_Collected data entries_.
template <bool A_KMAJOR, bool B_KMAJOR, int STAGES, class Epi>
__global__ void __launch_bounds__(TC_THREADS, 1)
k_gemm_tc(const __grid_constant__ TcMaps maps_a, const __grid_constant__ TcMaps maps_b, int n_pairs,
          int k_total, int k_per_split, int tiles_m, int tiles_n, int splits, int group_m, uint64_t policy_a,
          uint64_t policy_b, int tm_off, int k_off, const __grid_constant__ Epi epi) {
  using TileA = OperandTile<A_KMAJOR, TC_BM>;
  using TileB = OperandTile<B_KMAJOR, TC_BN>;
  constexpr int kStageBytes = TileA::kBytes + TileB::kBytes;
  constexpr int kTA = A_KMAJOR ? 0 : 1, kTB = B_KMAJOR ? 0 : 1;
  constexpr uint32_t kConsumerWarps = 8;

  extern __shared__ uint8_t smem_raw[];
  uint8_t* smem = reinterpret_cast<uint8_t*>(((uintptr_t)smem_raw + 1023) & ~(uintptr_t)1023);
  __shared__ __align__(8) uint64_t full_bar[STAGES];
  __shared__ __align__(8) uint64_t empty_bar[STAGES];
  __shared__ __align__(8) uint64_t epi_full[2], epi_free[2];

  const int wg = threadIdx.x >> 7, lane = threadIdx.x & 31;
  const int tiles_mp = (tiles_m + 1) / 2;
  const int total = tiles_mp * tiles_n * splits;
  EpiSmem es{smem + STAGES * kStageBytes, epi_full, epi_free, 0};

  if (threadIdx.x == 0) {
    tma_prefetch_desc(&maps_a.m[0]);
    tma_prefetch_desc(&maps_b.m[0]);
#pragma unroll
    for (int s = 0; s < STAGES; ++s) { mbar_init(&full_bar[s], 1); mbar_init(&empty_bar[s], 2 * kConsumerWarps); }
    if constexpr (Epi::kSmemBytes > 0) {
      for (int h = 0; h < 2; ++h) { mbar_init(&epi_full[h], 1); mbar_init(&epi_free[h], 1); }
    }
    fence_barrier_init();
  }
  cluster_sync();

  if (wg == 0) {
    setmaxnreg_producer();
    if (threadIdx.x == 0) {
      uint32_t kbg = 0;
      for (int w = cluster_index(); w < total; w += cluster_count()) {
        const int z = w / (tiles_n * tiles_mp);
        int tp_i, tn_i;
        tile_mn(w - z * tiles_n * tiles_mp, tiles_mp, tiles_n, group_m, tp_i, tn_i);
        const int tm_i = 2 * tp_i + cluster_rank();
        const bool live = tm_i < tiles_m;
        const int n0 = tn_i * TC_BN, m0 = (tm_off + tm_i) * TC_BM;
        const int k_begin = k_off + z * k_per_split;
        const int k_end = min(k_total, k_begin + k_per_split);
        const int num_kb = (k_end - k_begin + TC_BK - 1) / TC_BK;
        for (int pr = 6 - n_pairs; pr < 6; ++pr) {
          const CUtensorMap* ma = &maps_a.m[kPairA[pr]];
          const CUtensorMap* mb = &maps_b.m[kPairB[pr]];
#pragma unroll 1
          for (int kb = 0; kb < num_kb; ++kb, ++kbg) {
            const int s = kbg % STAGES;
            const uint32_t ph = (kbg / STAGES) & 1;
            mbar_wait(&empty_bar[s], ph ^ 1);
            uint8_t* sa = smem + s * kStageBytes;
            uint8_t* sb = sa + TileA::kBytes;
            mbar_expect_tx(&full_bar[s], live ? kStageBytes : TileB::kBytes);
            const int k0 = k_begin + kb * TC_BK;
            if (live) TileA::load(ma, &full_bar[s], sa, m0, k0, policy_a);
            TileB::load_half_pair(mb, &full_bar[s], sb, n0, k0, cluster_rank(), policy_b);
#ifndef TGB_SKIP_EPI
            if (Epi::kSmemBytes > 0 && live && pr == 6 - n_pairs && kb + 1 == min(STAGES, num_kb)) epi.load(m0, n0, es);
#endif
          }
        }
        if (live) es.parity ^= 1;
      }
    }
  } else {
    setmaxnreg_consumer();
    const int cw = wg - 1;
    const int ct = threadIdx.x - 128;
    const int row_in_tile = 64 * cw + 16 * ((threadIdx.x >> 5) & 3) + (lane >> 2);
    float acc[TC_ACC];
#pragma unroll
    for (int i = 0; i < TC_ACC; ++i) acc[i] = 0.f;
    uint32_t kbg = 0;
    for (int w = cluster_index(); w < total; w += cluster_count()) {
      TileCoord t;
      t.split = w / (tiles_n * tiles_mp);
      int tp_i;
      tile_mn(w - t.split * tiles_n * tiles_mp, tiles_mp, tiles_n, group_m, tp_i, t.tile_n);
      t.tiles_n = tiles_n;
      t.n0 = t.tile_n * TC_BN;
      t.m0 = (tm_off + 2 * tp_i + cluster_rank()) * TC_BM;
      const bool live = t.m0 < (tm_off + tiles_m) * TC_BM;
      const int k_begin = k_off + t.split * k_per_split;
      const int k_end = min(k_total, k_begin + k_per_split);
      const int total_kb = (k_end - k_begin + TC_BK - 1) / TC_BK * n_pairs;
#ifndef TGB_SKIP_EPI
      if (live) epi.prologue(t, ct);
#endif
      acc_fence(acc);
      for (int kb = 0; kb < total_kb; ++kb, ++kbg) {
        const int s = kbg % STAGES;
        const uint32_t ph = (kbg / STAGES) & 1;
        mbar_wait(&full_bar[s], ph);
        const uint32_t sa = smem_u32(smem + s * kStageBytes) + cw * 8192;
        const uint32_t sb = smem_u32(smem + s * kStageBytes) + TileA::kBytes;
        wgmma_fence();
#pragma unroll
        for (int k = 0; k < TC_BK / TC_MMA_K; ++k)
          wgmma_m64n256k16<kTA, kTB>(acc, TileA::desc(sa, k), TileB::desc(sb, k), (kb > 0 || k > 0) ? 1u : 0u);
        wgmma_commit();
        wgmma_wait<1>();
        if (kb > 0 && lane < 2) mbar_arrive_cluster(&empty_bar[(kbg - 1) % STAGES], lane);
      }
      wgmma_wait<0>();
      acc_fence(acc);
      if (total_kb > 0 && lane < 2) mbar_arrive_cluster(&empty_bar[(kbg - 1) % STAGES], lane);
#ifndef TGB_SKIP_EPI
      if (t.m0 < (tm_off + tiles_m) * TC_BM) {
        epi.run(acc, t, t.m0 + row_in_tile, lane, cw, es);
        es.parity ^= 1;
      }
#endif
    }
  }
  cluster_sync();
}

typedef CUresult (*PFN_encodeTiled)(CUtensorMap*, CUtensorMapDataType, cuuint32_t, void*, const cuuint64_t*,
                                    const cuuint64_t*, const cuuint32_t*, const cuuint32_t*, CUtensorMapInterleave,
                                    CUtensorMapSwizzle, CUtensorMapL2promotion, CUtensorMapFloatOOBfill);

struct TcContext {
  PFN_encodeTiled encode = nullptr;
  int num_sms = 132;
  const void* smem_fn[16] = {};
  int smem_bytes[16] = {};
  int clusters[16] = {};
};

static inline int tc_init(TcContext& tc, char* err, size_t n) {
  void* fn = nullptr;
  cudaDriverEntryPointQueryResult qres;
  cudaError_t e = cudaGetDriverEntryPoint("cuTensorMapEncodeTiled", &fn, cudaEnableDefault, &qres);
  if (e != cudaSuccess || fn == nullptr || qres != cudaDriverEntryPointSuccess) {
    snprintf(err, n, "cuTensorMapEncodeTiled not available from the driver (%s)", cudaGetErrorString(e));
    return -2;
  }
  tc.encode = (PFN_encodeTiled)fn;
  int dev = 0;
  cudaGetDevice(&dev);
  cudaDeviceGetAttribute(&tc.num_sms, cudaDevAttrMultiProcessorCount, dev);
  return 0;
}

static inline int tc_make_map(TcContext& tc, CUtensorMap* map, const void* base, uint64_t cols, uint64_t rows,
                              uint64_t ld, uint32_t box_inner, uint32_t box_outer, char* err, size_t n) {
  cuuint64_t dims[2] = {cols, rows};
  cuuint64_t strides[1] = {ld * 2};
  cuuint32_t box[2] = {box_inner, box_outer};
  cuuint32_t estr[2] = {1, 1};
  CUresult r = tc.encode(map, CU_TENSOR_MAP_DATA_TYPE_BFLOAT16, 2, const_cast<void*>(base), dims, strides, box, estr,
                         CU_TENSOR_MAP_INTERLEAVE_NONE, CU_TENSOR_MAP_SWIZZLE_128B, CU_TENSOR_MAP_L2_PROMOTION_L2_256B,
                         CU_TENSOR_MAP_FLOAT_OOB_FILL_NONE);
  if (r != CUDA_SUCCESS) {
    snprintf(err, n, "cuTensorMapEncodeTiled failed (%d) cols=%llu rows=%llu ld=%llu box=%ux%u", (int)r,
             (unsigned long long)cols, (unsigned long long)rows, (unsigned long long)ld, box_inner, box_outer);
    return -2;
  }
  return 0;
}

_Problem requirements_. Begin with the first line of the records and reproduce each line as is, ending with the line that holds "uint8_t* smem = reinterpret_cast<uint8_t*>(((uintptr_t)smem_raw".

_Expected answer_.
template <bool A_KMAJOR, bool B_KMAJOR, int STAGES, class Epi>
__global__ void __launch_bounds__(TC_THREADS, 1)
k_gemm_tc(const __grid_constant__ TcMaps maps_a, const __grid_constant__ TcMaps maps_b, int n_pairs,
          int k_total, int k_per_split, int tiles_m, int tiles_n, int splits, int group_m, uint64_t policy_a,
          uint64_t policy_b, int tm_off, int k_off, const __grid_constant__ Epi epi) {
  using TileA = OperandTile<A_KMAJOR, TC_BM>;
  using TileB = OperandTile<B_KMAJOR, TC_BN>;
  constexpr int kStageBytes = TileA::kBytes + TileB::kBytes;
  constexpr int kTA = A_KMAJOR ? 0 : 1, kTB = B_KMAJOR ? 0 : 1;
  constexpr uint32_t kConsumerWarps = 8;

  extern __shared__ uint8_t smem_raw[];
  uint8_t* smem = reinterpret_cast<uint8_t*>(((uintptr_t)smem_raw + 1023) & ~(uintptr_t)1023);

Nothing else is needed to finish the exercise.